In general, the maximum probability of responses of each category of taste and smell is reached at increasing contents of the influencing main components. Similar effects are also observed in the plots in Figure 2 for appearance as follows: the first category reaching its maximum probability in the studied ranges of the component contents is 3, then 4, and finally 5, i.e., higher categories are more probable with greater contents of components. However, the salt contents in the interval considered in this study do not significantly influence responses on appearance, color, and consistency. At the same time, taste (Figure 5) and smell (Figure 6) are influenced by the salt contents in a reverse order than contents of other main components; the greater the salt content, the lower category is the more probable.

The probabilities of responses of the excellent quality category of both, taste and smell, increase with contents of protein up to c1 of about 17 %; fat, c2 of about 26 %; and moisture, c3 of about 58 %, while the minimal salt content c4 = 2.2 % is preferable. These estimates could be helpful for a revision of the specification limits of the sausage composition, necessarily taking into account the mass balance constraint; the sum of actual values of mass fractions of the four main components should be equal to 100 % or to a positive fraction less than 100 % [45].

4. Conclusions

A data set of ordinal responses of three experienced experts who assessed five quality properties of samples of a boiled, smoked sausage from sixteen producers was analyzed. The responses were ordered using five categories. Implementation of ORDANOVA allowed decomposition of total variation of the ordinal data and simulation of the multinomial distribution of the relative frequencies of the responses in different categories. A statistically significant difference in quality properties of the sausages from different producers was detected, while the difference between responses of the experts was insignificant.
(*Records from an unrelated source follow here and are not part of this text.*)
@@ -139,7 +206,7 @@
         }
         __syncthreads();
         if (rel == 0) {
-            float4* __restrict__ out = planes + size_t(sym_sets + part / WPB) * plane_stride;
+            float4* __restrict__ out = planes + size_t(n_trav + part / WPB) * plane_stride;
 #pragma unroll
             for (int q = 0; q < IPT; ++q) {
                 float sx = axi[q], sy = ayi[q], sz = azi[q];
@@ -149,7 +216,7 @@
         }
         return;
     }
-    float4* __restrict__ out = planes + size_t(sym_sets + part) * plane_stride;
+    float4* __restrict__ out = planes + size_t(n_trav + part) * plane_stride;
 #pragma unroll
     for (int q = 0; q < IPT; ++q) out[size_t(a * IPT + q) * 64 + lane] = make_float4(axi[q], ayi[q], azi[q], 0.f);
 }
@@ -233,59 +300,6 @@
     for (int q = 0; q < IPT; ++q) out[size_t(a * IPT + q) * 64 + lane] = make_float4(axi[q], ayi[q], azi[q], 0.f);
 }
 
-template <int IPT>
-__device__ __forceinline__ void sym_rest_wave(const float4* __restrict__ pos, int n, int A, int group, int slice,
-                                              int n_slices, float& ax, float& ay, float& az, float eps2) {
-    constexpr int SET = 64 * IPT;
-    const int lane = threadIdx.x & 63;
-    const int i = group * 64 + lane;
-    const int a = (group * 64) / SET;
-    const float4 pi = (i < n) ? pos[i] : make_float4(PAD_POS, PAD_POS, PAD_POS, 0.f);
-    ax = ay = az = 0.f;
-    const int n_win = (A % 2 == 0 && A > 1) ? 2 : 1;
-    for (int w = 0; w < n_win; ++w) {
-        int set = (w == 0) ? a : a + A / 2;
-        if (set >= A) set -= A;
-        const int j0 = set * SET + SET * slice / n_slices;
-        const int j1 = min(n, set * SET + SET * (slice + 1) / n_slices);
-#pragma unroll 8
-        for (int j = j0; j < j1; ++j) {
-            const float4 pj = pos[j];
-            const float dx = pj.x - pi.x, dy = pj.y - pi.y, dz = pj.z - pi.z;
-            const float r2 = __builtin_fmaf(dz, dz, __builtin_fmaf(dy, dy, __builtin_fmaf(dx, dx, eps2)));
-            const float rinv = __builtin_amdgcn_rsqf(r2);
-            float sj = pj.w * ((rinv * rinv) * rinv);
-            sj = (j == i) ? 0.f : sj;
-            ax = __builtin_fmaf(dx, sj, ax);
-            ay = __builtin_fmaf(dy, sj, ay);
-            az = __builtin_fmaf(dz, sj, az);
-        }
-    }
-}
-
-template <int IPT, int NW>
-__device__ __forceinline__ void sym_rest_block(const float4* __restrict__ pos, int n, int A, int group,
-                                               float4* __restrict__ plane, float eps2, float (*red)[3][64]) {
-    const int lane = threadIdx.x & 63;
-    const int wv = __builtin_amdgcn_readfirstlane(threadIdx.x >> 6);
-    float ax, ay, az;
-    sym_rest_wave<IPT>(pos, n, A, group, wv, NW, ax, ay, az, eps2);
-    if (wv > 0) { red[wv - 1][0][lane] = ax; red[wv - 1][1][lane] = ay; red[wv - 1][2][lane] = az; }
-    __syncthreads();
-    if (wv == 0) {
-#pragma unroll
-        for (int w = 0; w < NW - 1; ++w) { ax += red[w][0][lane]; ay += red[w][1][lane]; az += red[w][2][lane]; }
-        plane[group * 64 + lane] = make_float4(ax, ay, az, 0.f);
-    }
-}
-
-template <int IPT>
-__global__ __launch_bounds__(512) void k_bf_sym_rest(const float4* __restrict__ pos, const int* __restrict__ count,
-                                                     int A, float4* __restrict__ plane, float eps2) {
-    __shared__ float red[7][3][64];
-    sym_rest_block<IPT, 8>(pos, *count, A, blockIdx.x, plane, eps2, red);
-}
-
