ED_UNROLL(ED_K2_U2)
            for (int i = 0; i < NV; ++i) {
                float gv = gval[0];
#pragma unroll
                for (int k = 1; k < NV; ++k)
                    gv = i == k ? gval[k] : gv;
                if (gv == 0.f || ED_DBG(hg.dbg, 128))
                    continue;
                int st[3];
                float fr[3];
                if (!voxel(i, st, fr))
                    continue;
                float w0[NT], w1[NT], w2[NT];
                weights_from_frac<float, ORDER>(fr[0], w0);
                weights_from_frac<float, ORDER>(fr[1], w1);
                weights_from_frac<float, ORDER>(fr[2], w2);
                const int rz = st[0] - b0[0], ry = st[1] - b0[1], rx = st[2] - b0[2];
                const bool outside = direct_tile || (given && (rz < 0 || rz + ORDER >= ext[0] || ry < 0 || ry + ORDER >= ext[1] ||
                                                               rx < 0 || rx + ORDER >= ext[2]));
                if ((__float_as_int(gv) & 0x7f800000) == 0x7f800000 || outside) {
#pragma unroll 1
                    for (int t = 0; t < NT * NT * NT; ++t) {
                        const int l0 = t / (NT * NT), l1 = (t / NT) % NT, l2 = t % NT;
                        const int zs = mirror_i32(st[0] + l0, hg.in_len[0]);
                        const int ys = mirror_i32(st[1] + l1, hg.in_len[1]);
                        const int xs = mirror_i32(st[2] + l2, hg.in_len[2]);
                        float wp = w0[0], wq = w1[0], wr = w2[0];
#pragma unroll
                        for (int l = 1; l < NT; ++l) {
                            wp = l0 == l ? w0[l] : wp;
                            wq = l1 == l ? w1[l] : wq;
                            wr = l2 == l ? w2[l] : wr;
                        }
                        unsafeAtomicAdd(dst + (zs * hg.vol_sz + ys * hg.vol_sy + xs), gv * wp * wq * wr);
                    }
                    continue;
                }
                int* bp = box + (rz * by + ry) * pitch + rx;
                const float gs = gv * scale;
#pragma unroll
                for (int l0 = 0; l0 < NT; ++l0) {
                    const float g0 = gs * w0[l0];
#pragma unroll
                    for (int l1 = 0; l1 < NT; ++l1) {
                        const float g1 = g0 * w1[l1];
                        int* rp = bp + (l0 * by + l1) * pitch;
                        typedef float f2_t __attribute__((ext_vector_type(2)));
                        float pr[NT + 1];
#pragma unroll
                        for (int l2 = 0; l2 + 1 < NT + 1; l2 += 2) {
                            const f2_t wv = {w2[l2], l2 + 1 < NT ? w2[l2 + 1] : 0.f};
                            const f2_t gg = {g1, g1};
                            const f2_t pv = wv * gg;
                            pr[l2] = pv.x;
                            pr[l2 + 1] = pv.y;
                        }
#pragma unroll
                        for (int l2 = 0; l2 < NT; ++l2)
                            atomicAdd(reinterpret_cast<unsigned*>(rp + l2), (unsigned)round_half_up_i32(pr[l2]));
                    }
                }
            }
            lds_barrier();
            {
                constexpr int FL = TX == 8 ? 16 : 32;
                constexpr int FR = kBlock / FL;
                constexpr int FU = 4;
                const int sub = tid & (FL - 1);
                const int rslot = tid / FL;
                const float inv_by = 1.f / (float)by;
                const int nr = (ED_DBG(hg.dbg, 64) || direct_tile) ? 0 : nrows;
                const int dz8 = (int)(((float)FR + 0.5f) * inv_by), dy8 = FR - dz8 * by;
                const int step8 = dz8 * hg.vol_sz + dy8 * hg.vol_sy, wrapfix = hg.vol_sz - by * hg.vol_sy;
                for (int xo = 0; xo < ext[2]; xo += FL) {
                    const int xi = xo + sub;
                    const bool xin = xi < ext[2];
                    const int xs = interior ? xi : mirror_i32(b0[2] + xi, hg.in_len[2]);
                    int zr = (int)(((float)rslot + 0.5f) * inv_by), yr = rslot - zr * by;
                    int rowoff = (b0[0] + zr) * hg.vol_sz + (b0[1] + yr) * hg.vol_sy + b0[2];
                    for (int r0 = rslot; r0 < nr; r0 += FU * FR) {
                        int acc[FU];
#pragma unroll
                        for (int k = 0; k < FU; ++k) {
                            const int r = r0 + k * FR;
                            acc[k] = (xin && r < nr) ? __hip_atomic_exchange(&box[r * pitch + xi], 0, __ATOMIC_RELAXED,
                                                                             __HIP_MEMORY_SCOPE_WORKGROUP)
                                                     : 0;
                        }
#pragma unroll
                        for (int k = 0; k < FU; ++k) {
                            if (ED_DBG(hg.dbg, 4096) ? acc[k] == 0x7ffffff1 : acc[k] != 0) {
                                int off = rowoff;
                                if (!interior)
                                    off = mirror_i32(b0[0] + zr, hg.in_len[0]) * hg.vol_sz +
                                          mirror_i32(b0[1] + yr, hg.in_len[1]) * hg.vol_sy;
                                unsafeAtomicAdd(dst + (off + xs), (float)acc[k] * inv_scale);
                            }
                            yr += dy8;
                            zr += dz8;
                            rowoff += step8;
                            if (yr >= by) {
                                yr -= by;
                                zr += 1;
                                rowoff += wrapfix;
                            }
                        }
                    }
                }
            }
        }
    }
}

Capabilities of the experts to identify different categories of the quality properties were also evaluated. It was shown that identification of “very bad” and “poor” quality, as well as “perfect” quality is the simplest task for the experts. The most complicated part of their examination was to identify a difference between “satisfactory” and “good” quality–the closest categories.

Influence of chemical composition of a sausage sample on the probability of a response category was modeled using the multinomial ordered logistic regression of the response category on mass fractions of four main sausage components. Obtained estimates could be helpful for a revision of the specification limits of the sausage composition, as well as for prediction of the product sensory properties when its chemical composition is under quality control.

Data Availability

All relevant data are included in the paper or the data set is available at Zenodo [40]. https://doi.org/10.5281/zenodo.7213008.

Conflicts of Interest

The authors declare that they have no conflicts of interest to disclose.

Acknowledgments

This research was supported in part by the International Union of Pure and Applied Chemistry (Project 2021-017-2-500) and the Ministry of Science and Education of the Russian Federation (Grant Agreement 075-15-2020-775).